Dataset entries
-.-.-
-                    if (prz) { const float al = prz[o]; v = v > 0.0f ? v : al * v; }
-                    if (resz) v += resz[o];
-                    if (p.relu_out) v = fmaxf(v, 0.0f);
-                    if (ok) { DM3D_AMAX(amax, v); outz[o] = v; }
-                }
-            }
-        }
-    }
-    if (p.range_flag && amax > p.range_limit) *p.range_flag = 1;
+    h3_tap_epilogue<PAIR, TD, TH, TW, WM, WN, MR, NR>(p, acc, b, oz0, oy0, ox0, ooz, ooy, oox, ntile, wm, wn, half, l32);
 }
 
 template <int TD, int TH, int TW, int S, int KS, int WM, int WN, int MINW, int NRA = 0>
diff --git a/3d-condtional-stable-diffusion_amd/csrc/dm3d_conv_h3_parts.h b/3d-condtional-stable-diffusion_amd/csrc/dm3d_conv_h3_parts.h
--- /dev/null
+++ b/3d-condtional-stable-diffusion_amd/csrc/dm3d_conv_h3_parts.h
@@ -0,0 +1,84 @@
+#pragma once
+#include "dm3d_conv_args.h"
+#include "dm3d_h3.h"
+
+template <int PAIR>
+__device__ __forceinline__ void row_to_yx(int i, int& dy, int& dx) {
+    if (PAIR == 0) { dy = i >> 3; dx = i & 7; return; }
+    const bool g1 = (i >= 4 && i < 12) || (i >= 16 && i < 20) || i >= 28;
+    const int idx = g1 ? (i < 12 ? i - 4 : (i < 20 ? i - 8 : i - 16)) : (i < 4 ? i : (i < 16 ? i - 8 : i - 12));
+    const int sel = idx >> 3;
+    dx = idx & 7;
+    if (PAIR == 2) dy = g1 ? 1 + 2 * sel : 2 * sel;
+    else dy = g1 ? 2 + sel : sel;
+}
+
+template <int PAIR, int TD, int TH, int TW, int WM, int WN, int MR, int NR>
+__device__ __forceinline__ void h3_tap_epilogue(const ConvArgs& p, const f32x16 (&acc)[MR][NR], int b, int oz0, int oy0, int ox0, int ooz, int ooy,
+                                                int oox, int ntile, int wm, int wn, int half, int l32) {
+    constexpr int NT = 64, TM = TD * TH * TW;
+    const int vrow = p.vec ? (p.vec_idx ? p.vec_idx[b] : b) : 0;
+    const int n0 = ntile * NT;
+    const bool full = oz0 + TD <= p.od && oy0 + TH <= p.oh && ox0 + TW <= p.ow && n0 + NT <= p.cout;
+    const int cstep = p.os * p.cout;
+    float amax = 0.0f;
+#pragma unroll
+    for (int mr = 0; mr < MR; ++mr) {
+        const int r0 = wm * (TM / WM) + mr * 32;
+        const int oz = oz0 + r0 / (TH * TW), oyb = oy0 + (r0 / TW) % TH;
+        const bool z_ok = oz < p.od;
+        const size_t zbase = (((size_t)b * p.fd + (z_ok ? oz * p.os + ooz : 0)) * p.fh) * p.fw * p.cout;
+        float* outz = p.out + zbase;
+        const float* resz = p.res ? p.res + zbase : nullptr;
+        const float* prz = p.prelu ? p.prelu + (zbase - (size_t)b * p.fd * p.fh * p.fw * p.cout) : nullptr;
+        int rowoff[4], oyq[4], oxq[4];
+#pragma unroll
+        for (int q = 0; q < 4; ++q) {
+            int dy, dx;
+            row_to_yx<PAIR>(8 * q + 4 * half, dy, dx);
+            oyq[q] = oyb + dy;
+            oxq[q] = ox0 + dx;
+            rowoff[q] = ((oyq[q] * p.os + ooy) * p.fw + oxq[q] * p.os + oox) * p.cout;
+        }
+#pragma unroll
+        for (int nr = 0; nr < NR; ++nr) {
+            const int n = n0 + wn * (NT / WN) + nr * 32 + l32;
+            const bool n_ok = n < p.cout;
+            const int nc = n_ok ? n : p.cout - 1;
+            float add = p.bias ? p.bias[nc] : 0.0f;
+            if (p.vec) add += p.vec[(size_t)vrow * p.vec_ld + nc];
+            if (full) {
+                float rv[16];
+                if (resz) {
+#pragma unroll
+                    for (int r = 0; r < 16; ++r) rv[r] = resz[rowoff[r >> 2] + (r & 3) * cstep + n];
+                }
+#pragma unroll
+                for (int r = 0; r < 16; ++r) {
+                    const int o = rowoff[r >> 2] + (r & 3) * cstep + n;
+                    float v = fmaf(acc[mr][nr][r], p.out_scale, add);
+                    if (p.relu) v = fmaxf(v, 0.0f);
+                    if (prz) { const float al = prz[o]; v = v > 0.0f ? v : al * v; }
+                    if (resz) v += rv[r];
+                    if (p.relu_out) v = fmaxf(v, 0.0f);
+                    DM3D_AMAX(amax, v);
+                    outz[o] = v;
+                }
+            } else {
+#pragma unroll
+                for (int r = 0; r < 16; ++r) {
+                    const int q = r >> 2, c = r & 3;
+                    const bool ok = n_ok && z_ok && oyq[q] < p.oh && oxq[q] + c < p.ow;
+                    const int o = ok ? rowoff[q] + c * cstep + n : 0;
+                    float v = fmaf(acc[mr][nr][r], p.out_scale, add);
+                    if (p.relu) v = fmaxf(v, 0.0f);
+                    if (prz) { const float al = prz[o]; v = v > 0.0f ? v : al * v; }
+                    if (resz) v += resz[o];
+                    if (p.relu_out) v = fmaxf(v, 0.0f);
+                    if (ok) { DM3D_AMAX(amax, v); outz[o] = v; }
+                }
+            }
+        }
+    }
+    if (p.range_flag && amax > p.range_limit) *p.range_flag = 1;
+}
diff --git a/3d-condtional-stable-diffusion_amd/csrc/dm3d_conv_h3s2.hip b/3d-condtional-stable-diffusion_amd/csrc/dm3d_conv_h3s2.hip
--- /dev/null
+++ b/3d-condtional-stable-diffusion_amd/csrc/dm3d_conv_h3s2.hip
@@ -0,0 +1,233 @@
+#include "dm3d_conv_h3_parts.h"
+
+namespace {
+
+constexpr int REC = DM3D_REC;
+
-.-.-
Copy every line above exactly.

Written response =>
-                    if (prz) { const float al = prz[o]; v = v > 0.0f ? v : al * v; }
-                    if (resz) v += resz[o];
-                    if (p.relu_out) v = fmaxf(v, 0.0f);
-                    if (ok) { DM3D_AMAX(amax, v); outz[o] = v; }
-                }
-            }
-        }
-    }
-    if (p.range_flag && amax > p.range_limit) *p.range_flag = 1;
+    h3_tap_epilogue<PAIR, TD, TH, TW, WM, WN, MR, NR>(p, acc, b, oz0, oy0, ox0, ooz, ooy, oox, ntile, wm, wn, half, l32);
 }
 
 template <int TD, int TH, int TW, int S, int KS, int WM, int WN, int MINW, int NRA = 0>
diff --git a/3d-condtional-stable-diffusion_amd/csrc/dm3d_conv_h3_parts.h b/3d-condtional-stable-diffusion_amd/csrc/dm3d_conv_h3_parts.h
--- /dev/null
+++ b/3d-condtional-stable-diffusion_amd/csrc/dm3d_conv_h3_parts.h
@@ -0,0 +1,84 @@
+#pragma once
+#include "dm3d_conv_args.h"
+#include "dm3d_h3.h"
+
+template <int PAIR>
+__device__ __forceinline__ void row_to_yx(int i, int& dy, int& dx) {
+    if (PAIR == 0) { dy = i >> 3; dx = i & 7; return; }
+    const bool g1 = (i >= 4 && i < 12) || (i >= 16 && i < 20) || i >= 28;
+    const int idx = g1 ? (i < 12 ? i - 4 : (i < 20 ? i - 8 : i - 16)) : (i < 4 ? i : (i < 16 ? i - 8 : i - 12));
+    const int sel = idx >> 3;
+    dx = idx & 7;
+    if (PAIR == 2) dy = g1 ? 1 + 2 * sel : 2 * sel;
+    else dy = g1 ? 2 + sel : sel;
+}
+
+template <int PAIR, int TD, int TH, int TW, int WM, int WN, int MR, int NR>
+__device__ __forceinline__ void h3_tap_epilogue(const ConvArgs& p, const f32x16 (&acc)[MR][NR], int b, int oz0, int oy0, int ox0, int ooz, int ooy,
+                                                int oox, int ntile, int wm, int wn, int half, int l32) {
+    constexpr int NT = 64, TM = TD * TH * TW;
+    const int vrow = p.vec ? (p.vec_idx ? p.vec_idx[b] : b) : 0;
+    const int n0 = ntile * NT;
+    const bool full = oz0 + TD <= p.od && oy0 + TH <= p.oh && ox0 + TW <= p.ow && n0 + NT <= p.cout;
+    const int cstep = p.os * p.cout;
+    float amax = 0.0f;
+#pragma unroll
+    for (int mr = 0; mr < MR; ++mr) {
+        const int r0 = wm * (TM / WM) + mr * 32;
+        const int oz = oz0 + r0 / (TH * TW), oyb = oy0 + (r0 / TW) % TH;
+        const bool z_ok = oz < p.od;
+        const size_t zbase = (((size_t)b * p.fd + (z_ok ? oz * p.os + ooz : 0)) * p.fh) * p.fw * p.cout;
+        float* outz = p.out + zbase;
+        const float* resz = p.res ? p.res + zbase : nullptr;
+        const float* prz = p.prelu ? p.prelu + (zbase - (size_t)b * p.fd * p.fh * p.fw * p.cout) : nullptr;
+        int rowoff[4], oyq[4], oxq[4];
+#pragma unroll
+        for (int q = 0; q < 4; ++q) {
+            int dy, dx;
+            row_to_yx<PAIR>(8 * q + 4 * half, dy, dx);
+            oyq[q] = oyb + dy;
+            oxq[q] = ox0 + dx;
+            rowoff[q] = ((oyq[q] * p.os + ooy) * p.fw + oxq[q] * p.os + oox) * p.cout;
+        }
+#pragma unroll
+        for (int nr = 0; nr < NR; ++nr) {
+            const int n = n0 + wn * (NT / WN) + nr * 32 + l32;
+            const bool n_ok = n < p.cout;
+            const int nc = n_ok ? n : p.cout - 1;
+            float add = p.bias ? p.bias[nc] : 0.0f;
+            if (p.vec) add += p.vec[(size_t)vrow * p.vec_ld + nc];
+            if (full) {
+                float rv[16];
+                if (resz) {
+#pragma unroll
+                    for (int r = 0; r < 16; ++r) rv[r] = resz[rowoff[r >> 2] + (r & 3) * cstep + n];
+                }
+#pragma unroll
+                for (int r = 0; r < 16; ++r) {
+                    const int o = rowoff[r >> 2] + (r & 3) * cstep + n;
+                    float v = fmaf(acc[mr][nr][r], p.out_scale, add);
+                    if (p.relu) v = fmaxf(v, 0.0f);
+                    if (prz) { const float al = prz[o]; v = v > 0.0f ? v : al * v; }
+                    if (resz) v += rv[r];
+                    if (p.relu_out) v = fmaxf(v, 0.0f);
+                    DM3D_AMAX(amax, v);
+                    outz[o] = v;
+                }
+            } else {
+#pragma unroll
+                for (int r = 0; r < 16; ++r) {
+                    const int q = r >> 2, c = r & 3;
+                    const bool ok = n_ok && z_ok && oyq[q] < p.oh && oxq[q] + c < p.ow;
+                    const int o = ok ? rowoff[q] + c * cstep + n : 0;
+                    float v = fmaf(acc[mr][nr][r], p.out_scale, add);
+                    if (p.relu) v = fmaxf(v, 0.0f);
+                    if (prz) { const float al = prz[o]; v = v > 0.0f ? v : al * v; }
+                    if (resz) v += resz[o];
+                    if (p.relu_out) v = fmaxf(v, 0.0f);
+                    if (ok) { DM3D_AMAX(amax, v); outz[o] = v; }
+                }
+            }
+        }
+    }
+    if (p.range_flag && amax > p.range_limit) *p.range_flag = 1;
+}
diff --git a/3d-condtional-stable-diffusion_amd/csrc/dm3d_conv_h3s2.hip b/3d-condtional-stable-diffusion_amd/csrc/dm3d_conv_h3s2.hip
--- /dev/null
+++ b/3d-condtional-stable-diffusion_amd/csrc/dm3d_conv_h3s2.hip
@@ -0,0 +1,233 @@
+#include "dm3d_conv_h3_parts.h"
+
+namespace {
+
+constexpr int REC = DM3D_REC;
+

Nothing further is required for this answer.